The approach proposed and evaluated in this study compares favorably to the latest research that focuses on app risk assessment using app features. Xiao et al. [
38] determine the minimum set of permissions an app needs according to its functionality and use the difference between the minimum set and the set of actual permissions requested by the app to identify the app’s “overprivileged” (unnecessary) permissions. An app is classified as risky if one or more of the unnecessary permissions are also risky (where the “risky” permissions are preidentified by an ML model). However, the model relies heavily on the assumption that Android app developers routinely include unnecessary permissions; this trend may not be persistent. Second, the method may not be able to classify correctly malicious apps that have been constructed through repackaging benign apps.
Yang et al. [
39] also propose a risk assessment framework (PRADroid). It comprises a risk assessment matrix that considers the likelihood of an app being malicious (based on the app’s permissions) and the severity of the consequences of data leakage. The computational engine includes an ensemble model of five ML classifiers and a code analyzer that examines the information flow path from the source API to the sink API. This framework has not been implemented as a prototype.
Dhalaria & Gandotra [
40] have developed a web-based app where the user can upload an app’s APK file to check the app’s risk profile. The risk profile is determined by an artificial neural network model that uses the requested static permissions as app features. While the reported classification accuracy is relatively high and the MD is not computationally overloaded, the app operates as a standalone one and requires significant user input.
5. Conclusions
This study’s contribution is proposing an effective and feasible risk assessment framework for the protection of the data on mobile devices connected to the mobile cloud. First, to determine the risk scores of the selected dangerous permissions, the risk assessment model takes into account the relative frequency of permissions used by both benign and malicious apps in the training set. Permissions more likely to be used by malicious apps receive a higher risk score compared to permissions that are more likely to be used by benign apps This ensures the model is not subject to the bias that may be introduced if only malicious apps were used. Second, rather than classifying an app as either benign or malicious, the model categorizes the app as low, medium, or high risk. The probabilistic evaluation combines the classification output of the ensemble ML model and the app risk score calculated by the app evaluator. Both approaches contribute to an effective reduction of the false alarm rate of the risk model.
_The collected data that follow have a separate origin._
template <int DT, bool DUAL, bool CWL>
__global__ __launch_bounds__(512, 2) void conv_ca_kernel(const CAArgs a) {
    typedef Elem<DT> E;
    static_assert(E::EPC == 8, "16-bit operands only");
    constexpr int BM = 256, TN = 4, TM = 2;
    constexpr int WROWS = 3 * 64;
    constexpr int WPIECES = WROWS / 64;
    constexpr int XPW = 4;
    static_assert(!(DUAL && CWL), "the projection form keeps both c weight sets in LDS anyway");
    constexpr int WBYTES = WROWS * 128;

    extern __shared__ uint4 smem[];
    const unsigned lds0 = (unsigned)(uintptr_t)(__attribute__((address_space(3))) char*)smem;
    const int tid = threadIdx.x, lane = tid & 63;
    const int wave = __builtin_amdgcn_readfirstlane(tid >> 6);
    const int frow = lane & 15, fg = lane >> 4;
    const int P = a.P;
    const int slot_bytes = (BM + P) * 128;
    constexpr int NIMG = DUAL ? 1 : 3;
    char* sm = reinterpret_cast<char*>(smem);
    char* img0 = sm + 2 * WBYTES;
    const int img_all = NIMG * slot_bytes + P * 128;
    char* cwl = img0 + img_all;
    char* wlds = cwl + (CWL ? 64 * 128 : 0);
    float* bnp = reinterpret_cast<float*>(wlds + (DUAL ? 2 * a.C * 128 : 0));
    const int wm = wave;

    for (int i = tid; i < a.C; i += 512) { bnp[i] = a.scale_c[i]; bnp[a.C + i] = a.shift_c[i]; }
    {
        uint4* z = reinterpret_cast<uint4*>(img0);
        for (int i = tid; i < img_all / 16; i += 512) z[i] = uint4{0u, 0u, 0u, 0u};
    }
    if (tid < 64) { bnp[2 * a.C + tid] = a.scale_a[tid]; bnp[2 * a.C + 64 + tid] = a.shift_a[tid]; }

    const int drow = lane >> 3, chunk = (lane & 7) ^ drow;
    const long long Kw = 3LL * a.C;
    const i32x4 wdesc = make_desc(a.wa);
    unsigned woff[WPIECES];
#pragma unroll
    for (int i = 0; i < WPIECES; ++i) {
        const int row = (wave + 8 * i) * 8 + drow, dt = row / 64, ch = row % 64;
        woff[i] = (unsigned)((ch * Kw + (long long)dt * a.C) * 2 + chunk * 16);
    }
    unsigned xoff[XPW];
    int xp[XPW];
#pragma unroll
    for (int i = 0; i < XPW; ++i) {
        const int row = (wave + 8 * i) * 8 + drow;
        const int t = row / P, p = row % P;
        xp[i] = p;
        xoff[i] = (unsigned)((((long long)t * a.HW + p) * a.C) * 2 + chunk * 16);
    }
    const long long clipx = (long long)a.T * a.HW * a.C * 2, clipb = (long long)a.T * a.HW * 64 * 2;

    const int my_tiles = (a.tiles - (int)blockIdx.x + (int)gridDim.x - 1) / (int)gridDim.x;
    const int total = my_tiles * a.kslabs;
    auto stage_tile = [&](int g) { return (int)blockIdx.x + (g / a.kslabs) * (int)gridDim.x; };
    auto issue_weights = [&](int g) {
        const unsigned base = lds0 + (g & 1) * WBYTES + wave * (8 * 128);
        const int soff = (g % a.kslabs) * 128;
#pragma unroll
        for (int i = 0; i < WPIECES; ++i) blds16_m0(woff[i], wdesc, soff, base + i * (64 * 128));
    };
    auto issue_image = [&](int g) {
        const int tile = stage_tile(g), n = tile / a.chunks, hw0 = (tile % a.chunks) * P;
        const i32x4 xdesc = make_desc(a.res + n * clipx + (long long)hw0 * a.C * 2);
        const unsigned base = lds0 + 2 * WBYTES + (g % 3) * slot_bytes + P * 128 + wave * (8 * 128);
        const int soff = (g % a.kslabs) * 128;
#pragma unroll
        for (int i = 0; i < XPW; ++i)
            blds16_nt_m0(hw0 + xp[i] < a.HW ? xoff[i] : kOutOfRange, xdesc, soff, base + i * (64 * 128));
    };
    const i32x4 cdesc = make_desc(a.wc);
    auto issue_cw = [&](int g) {
        blds16_m0((unsigned)((wave * 8 + drow) * 128 + chunk * 16), cdesc, (g % a.kslabs) * (64 * 128), lds0 + (unsigned)(cwl - sm) + wave * (8 * 128));
    };
    uint4 wcur[TN][2], bcur[TM][2], x0cur[TM][2];
    uint4 wnext[TN][2], bnext[TM][2], x0next[TM][2];
    auto load_wc = [&](uint4 (&dst)[TN][2], const char* wsrc, int kc) {
#pragma unroll
        for (int i = 0; i < TN; ++i)
#pragma unroll
            for (int kk = 0; kk < 2; ++kk)
                dst[i][kk] = gload16_uncounted(wsrc + ((long long)(kc * 64 + i * 16 + frow) * 64 + kk * 32 + fg * 8) * 2);
    };
    auto load_b = [&](uint4 (&dst)[TM][2], const char* bsrc, int tile) {
        const int n = tile / a.chunks, hw0 = (tile % a.chunks) * P;
        const char* bb = bsrc + n * clipb + (long long)hw0 * 64 * 2;
#pragma unroll
        for (int j = 0; j < TM; ++j) {
            const int r = wm * 32 + j * 16 + frow, t = r / P, p = r - t * P;
            const int pc = hw0 + p < a.HW ? p : 0;
#pragma unroll
            for (int kk = 0; kk < 2; ++kk) {
                if (CA_DBG(16)) {
                    const int r8 = wm * 32 + (2 * j + kk) * 8 + (lane >> 3), t8 = r8 / P, p8 = r8 - t8 * P;
                    dst[j][kk] = gload16_uncounted(bb + (((long long)t8 * a.HW + (hw0 + p8 < a.HW ? p8 : 0)) * 64 + (lane & 7) * 8) * 2);
                } else
                dst[j][kk] = gload16_uncounted(bb + (((long long)t * a.HW + pc) * 64 + kk * 32 + fg * 8) * 2);
            }
        }
    };

    f32x4 acc[TN][TM];
#pragma unroll
    for (int i = 0; i < TN; ++i)
#pragma unroll
        for (int j = 0; j < TM; ++j) acc[i][j] = f32x4{0.f, 0.f, 0.f, 0.f};

    if (total > 0) {
        if (!DUAL && !CWL) load_wc(wnext, a.wc, 0);
        load_b(bnext, a.inb, blockIdx.x);
        if (DUAL) {
            load_b(x0next, a.in1, blockIdx.x);
            const i32x4 d0 = make_desc(a.wc), d1 = make_desc(a.w1);
            const unsigned off = (unsigned)(drow * 128 + chunk * 16), base = lds0 + (unsigned)(wlds - sm) + wave * (8 * 128);
            for (int g = 0; g < a.C / 64; ++g) {
                blds16(off, d0, (g * 64 + wave * 8) * 128, base + g * (64 * 128));
                blds16(off, d1, (g * 64 + wave * 8) * 128, base + a.C * 128 + g * (64 * 128));
            }
        }
        issue_weights(0);
        if (CWL) issue_cw(0);
        if (!DUAL) {
            issue_image(0);
            if (total > 1) issue_image(1);
        }
    }
    __syncthreads();
    int c_tile = blockIdx.x, c_kc = 0;
    for (int q = 0; q < total; ++q) {
        if (q == 0) wait_vmcnt<0>();
        else if (!DUAL && q + 1 < total) wait_vmcnt<8>();
        else wait_vmcnt<4>();
        __builtin_amdgcn_s_barrier();
        if (CWL) {
#pragma unroll
            for (int i = 0; i < TN; ++i)
#pragma unroll
                for (int kk = 0; kk < 2; ++kk)
                    wcur[i][kk] = *reinterpret_cast<const uint4*>(cwl + (i * 16 + frow) * 128 + (((kk * 4 + fg) ^ (frow & 7)) << 4));
        } else if (!DUAL) {
#pragma unroll
            for (int i = 0; i < TN; ++i)
#pragma unroll
                for (int kk = 0; kk < 2; ++kk) {
                    u32x4 t = __builtin_bit_cast(u32x4, wnext[i][kk]);
                    asm volatile("" : "+v"(t));
                    wcur[i][kk] = __builtin_bit_cast(uint4, t);
                }
        }
        if (c_kc == 0) {
#pragma unroll
            for (int j = 0; j < TM; ++j)
#pragma unroll
                for (int kk = 0; kk < 2; ++kk) {
                    u32x4 t = __builtin_bit_cast(u32x4, bnext[j][kk]);
                    asm volatile("" : "+v"(t));
                    bcur[j][kk] = __builtin_bit_cast(uint4, t);
                    if (DUAL) {
                        u32x4 t0 = __builtin_bit_cast(u32x4, x0next[j][kk]);
                        asm volatile("" : "+v"(t0));
                        x0cur[j][kk] = __builtin_bit_cast(uint4, t0);
                    }
                }
        }
        const bool last = c_kc + 1 == a.kslabs;
        if (q + 1 < total) {
            if (!DUAL && !CWL && !CA_DBG(1)) load_wc(wnext, a.wc, last ? 0 : c_kc + 1);
            if (last && !CA_DBG(2)) {
                load_b(bnext, a.inb, c_tile + gridDim.x);
                if (DUAL) load_b(x0next, a.in1, c_tile + gridDim.x);
            }
            __builtin_amdgcn_sched_barrier(0);
            issue_weights(q + 1);
            if (!DUAL && !CWL && q + 2 < total) issue_image(q + 2);
        }
        __builtin_amdgcn_sched_barrier(0);
        const int n = c_tile / a.chunks, hw0 = (c_tile % a.chunks) * P;
        char* img = img0 + (DUAL ? 0 : q % 3) * slot_bytes;
        {
            f32x4 cc[TN][TM];
#pragma unroll
            for (int i = 0; i < TN; ++i)
#pragma unroll
                for (int j = 0; j < TM; ++j) cc[i][j] = f32x4{0.f, 0.f, 0.f, 0.f};
            u32x2 rcell[TN][TM];
            if (!DUAL) {
#pragma unroll
                for (int i = 0; i < TN; ++i)
#pragma unroll
                    for (int j = 0; j < TM; ++j) {
                        const int R = P + wm * 32 + j * 16 + frow;
                        rcell[i][j] = *reinterpret_cast<const u32x2*>(img + R * 128 + (((i * 2 + (fg >> 1)) ^ (frow & 7)) << 4) + (fg & 1) * 8);
                    }
            }
            f32x4 scv[2], sfv[2];
#pragma unroll
            for (int i = 0; i < 2; ++i) {
                scv[i] = *reinterpret_cast<const f32x4*>(bnp + c_kc * 64 + i * 16 + fg * 4);
                sfv[i] = *reinterpret_cast<const f32x4*>(bnp + a.C + c_kc * 64 + i * 16 + fg * 4);
            }
            __builtin_amdgcn_sched_barrier(0);
#pragma unroll
            for (int kk = 0; kk < 2; ++kk) {
                if (DUAL) {
                    const uint4* wl = reinterpret_cast<const uint4*>(wlds) + (c_kc * 64 + frow) * 8 + ((kk * 4 + fg) ^ (frow & 7));
#pragma unroll
                    for (int i = 0; i < TN; ++i) {
                        const uint4 w0 = wl[i * 16 * 8], w1 = wl[a.C * 8 + i * 16 * 8];
#pragma unroll
                        for (int j = 0; j < TM; ++j) {
                            Mma<DT>::run(w0, bcur[j][kk], cc[i][j]);
                            Mma<DT>::run(w1, x0cur[j][kk], cc[i][j]);
                        }
                    }
                } else {
#pragma unroll
                    for (int i = 0; i < TN; ++i)
#pragma unroll
                        for (int j = 0; j < TM; ++j) Mma<DT>::run(wcur[i][kk], bcur[j][kk], cc[i][j]);
                }
            }
            __builtin_amdgcn_sched_barrier(0);
#pragma unroll
            for (int i = 0; i < TN; ++i) {
                const f32x4 sc = scv[i & 1], sf = sfv[i & 1];
#pragma unroll
                for (int j = 0; j < TM; ++j) {
                    const int R = P + wm * 32 + j * 16 + frow;
                    char* cell = img + R * 128 + (((i * 2 + (fg >> 1)) ^ (frow & 7)) << 4) + (fg & 1) * 8;
                    f32x4 v = cc[i][j] * sc + sf;
                    if (!DUAL) v += Vec4<DT>::unpack(rcell[i][j]);
                    Vec4<DT>::store_relu(cell, v);
                }
                if (i + 2 < TN) {
                    scv[i & 1] = *reinterpret_cast<const f32x4*>(bnp + c_kc * 64 + (i + 2) * 16 + fg * 4);
                    sfv[i & 1] = *reinterpret_cast<const f32x4*>(bnp + a.C + c_kc * 64 + (i + 2) * 16 + fg * 4);
                }
                __builtin_amdgcn_sched_barrier(0);
            }
        }
        asm volatile("s_waitcnt lgkmcnt(0)" ::: "memory");
        __builtin_amdgcn_s_barrier();
        if (CWL && q + 1 < total) {
            if (!CA_DBG(1)) issue_cw(q + 1);
            if (q + 2 < total) issue_image(q + 2);
            __builtin_amdgcn_sched_barrier(0);
        }
        {
            char* ox = a.outx + ((long long)n * a.T * a.HW + hw0) * a.C * 2 + c_kc * 128;
#pragma unroll
            for (int it = 0; it < BM * 8 / 512; ++it) {
                const int row = (tid >> 3) + 64 * it, ck = tid & 7;
                const int t = row / P, p = row - t * P;
                const u32x4 o = *reinterpret_cast<const u32x4*>(img + (P + row) * 128 + ((ck ^ ((P + row) & 7)) << 4));
                if (hw0 + p < a.HW && !CA_DBG(8))
                    __builtin_nontemporal_store(o, reinterpret_cast<u32x4*>(ox + ((long long)t * a.HW + p) * a.C * 2 + ck * 16));
            }
        }
        const uint4* ws = smem + (q & 1) * (WBYTES / 16) + frow * 8;
        const uint4* xs = reinterpret_cast<const uint4*>(img) + (wm * 32 + frow) * 8;
        {
            uint4 af[2][TN], bf[2][TM];
            auto read_step = [&](uint4 (&fa)[TN], uint4 (&fb)[TM], int step) {
                const int dt = step >> 1, c = ((step & 1) * 4 + fg) ^ (frow & 7);
#pragma unroll
                for (int i = 0; i < TN; ++i) fa[i] = ws[(dt * 64 + i * 16) * 8 + c];
#pragma unroll
                for (int j = 0; j < TM; ++j) fb[j] = xs[(dt * P + j * 16) * 8 + c];
            };
            read_step(af[0], bf[0], 0);
#pragma unroll
            for (int step = 0; step < 6; ++step) {
                if (step + 1 < 6) read_step(af[(step + 1) & 1], bf[(step + 1) & 1], step + 1);
                __builtin_amdgcn_sched_barrier(0);
#pragma unroll
                for (int i = 0; i < TN; ++i)
#pragma unroll
                    for (int j = 0; j < TM; ++j) Mma<DT>::run(af[step & 1][i], bf[step & 1][j], acc[i][j]);
                __builtin_amdgcn_sched_barrier(0);
            }
        }
        if (!last) { ++c_kc; continue; }
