# joomanzi/cleisthenes

Hardware: AMD Instinct MI355X
Metric: RBC shard GB/s (RS encode+decode + Merkle verify) per GPU & node, N=128 (higher is better)
Workload: dtype u8

## Files before the change

cleisthenes_amd/csrc/capi.cpp:

```cpp
#include <dlfcn.h>
#include <hip/hip_runtime_api.h>
#include <limits.h>
#include <rccl/rccl.h>
#include <stdio.h>
#include <string.h>

#include <stdlib.h>

#include <algorithm>
#include <functional>
#include <memory>
#include <mutex>
#include <thread>
#include <unordered_map>
#include <vector>

#include "../../include/rbc_gpu.h"
#include "../../include/rbc_protocol.h"
#include "gf_host.h"
#include "kernels.h"
#include "wire_session.h"

namespace {

constexpr size_t kAlign = 64;
inline size_t round_up(size_t x, size_t a) { return (x + a - 1) / a * a; }

int tree_width(int n) {
    int w = 1;
    while (w < n) w <<= 1;
    return w;
}
int tree_depth(int n) {
    int w = tree_width(n), d = 0;
    while ((1 << d) < w) ++d;
    return d;
}

#define RBC_HIP(expr)                                  \
    do {                                               \
        hipError_t e_ = (expr);                        \
        if (e_ != hipSuccess) return RBC_ERR_DEVICE;   \
    } while (0)

struct DevBuf {
    void *p = nullptr;
    size_t cap = 0;
    bool pinned = false;
    hipError_t ensure(size_t bytes) {
        if (bytes <= cap && p) return hipSuccess;
        release();
        size_t want = std::max(bytes, (size_t)256);
        hipError_t e = pinned ? hipHostMalloc(&p, want, hipHostMallocDefault) : hipMalloc(&p, want);
        if (e != hipSuccess) { p = nullptr; cap = 0; return e; }
        cap = want;
        return hipSuccess;
    }
    void release() {
        if (p) {
            if (pinned) (void)hipHostFree(p);
            else (void)hipFree(p);
        }
        p = nullptr;
        cap = 0;
    }
    template <class T> T *as() const { return reinterpret_cast<T *>(p); }
};

struct Ws {
    DevBuf used, regen, dmat, nmiss, flags, list, counter, rcount, cls, vleaves, vlist;
    DevBuf vroot[2], need_full;
    DevBuf rxcnt;
    int rx_par = 0;
    bool rxcnt_init = false, v_clean[2] = {true, true};
    int rx_vslot = 0;
    bool rx_vreuse = false;
    bool fork = true;
    int rx_count = 0;
    const uint8_t *rx_shards = nullptr;
    hipStream_t aux = nullptr;
    hipEvent_t ev_fork = nullptr, ev_join = nullptr, ev_hashed = nullptr, ev_rel = nullptr;
    bool init() {
        return hipEventCreateWithFlags(&ev_fork, hipEventDisableTiming) == hipSuccess &&
               hipEventCreateWithFlags(&ev_join, hipEventDisableTiming) == hipSuccess &&
               hipEventCreateWithFlags(&ev_hashed, hipEventDisableTiming) == hipSuccess &&
               hipEventCreateWithFlags(&ev_rel, hipEventDisableTiming) == hipSuccess;
    }
    void release() {
        for (DevBuf *b : {&used, &regen, &dmat, &nmiss, &flags, &list, &counter, &rcount, &cls, &vleaves, &vlist,
                          &vroot[0], &vroot[1], &need_full, &rxcnt})
            b->release();
        if (aux) (void)hipStreamDestroy(aux);
        if (ev_fork) (void)hipEventDestroy(ev_fork);
        if (ev_join) (void)hipEventDestroy(ev_join);
        if (ev_hashed) (void)hipEventDestroy(ev_hashed);
        if (ev_rel) (void)hipEventDestroy(ev_rel);
        aux = nullptr;
        ev_fork = ev_join = ev_hashed = ev_rel = nullptr;
    }
};
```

Scalability is an important consideration that has not been addressed to date given the early-stage nature of the research and the fact that the tool is still, in essence, a minimum viable product (MVP). It will need to be given attention as the system is more widely deployed; there is nothing inherent in the way the tool has been built or implemented to suggest that it cannot scale effectively given the availability of sufficient computing resources. Another aspect to consider is developing a cross-platform solution that could work for different mobile operating systems. The challenge of this approach is how to reconcile the security mechanisms and policies of the different operating systems to build a uniform product. In the case of IOS, it may also be hard to obtain the apps needed to build a substantial dataset.
Directions for further research include the development of even more accurate ML models, experimental work to establish guidelines for setting threshold values, and extending the evaluation to include dynamic features such as API calls. Another avenue is the development and evaluation of an on-demand, cloud-based risk service model for comprehensive MD risk assessment.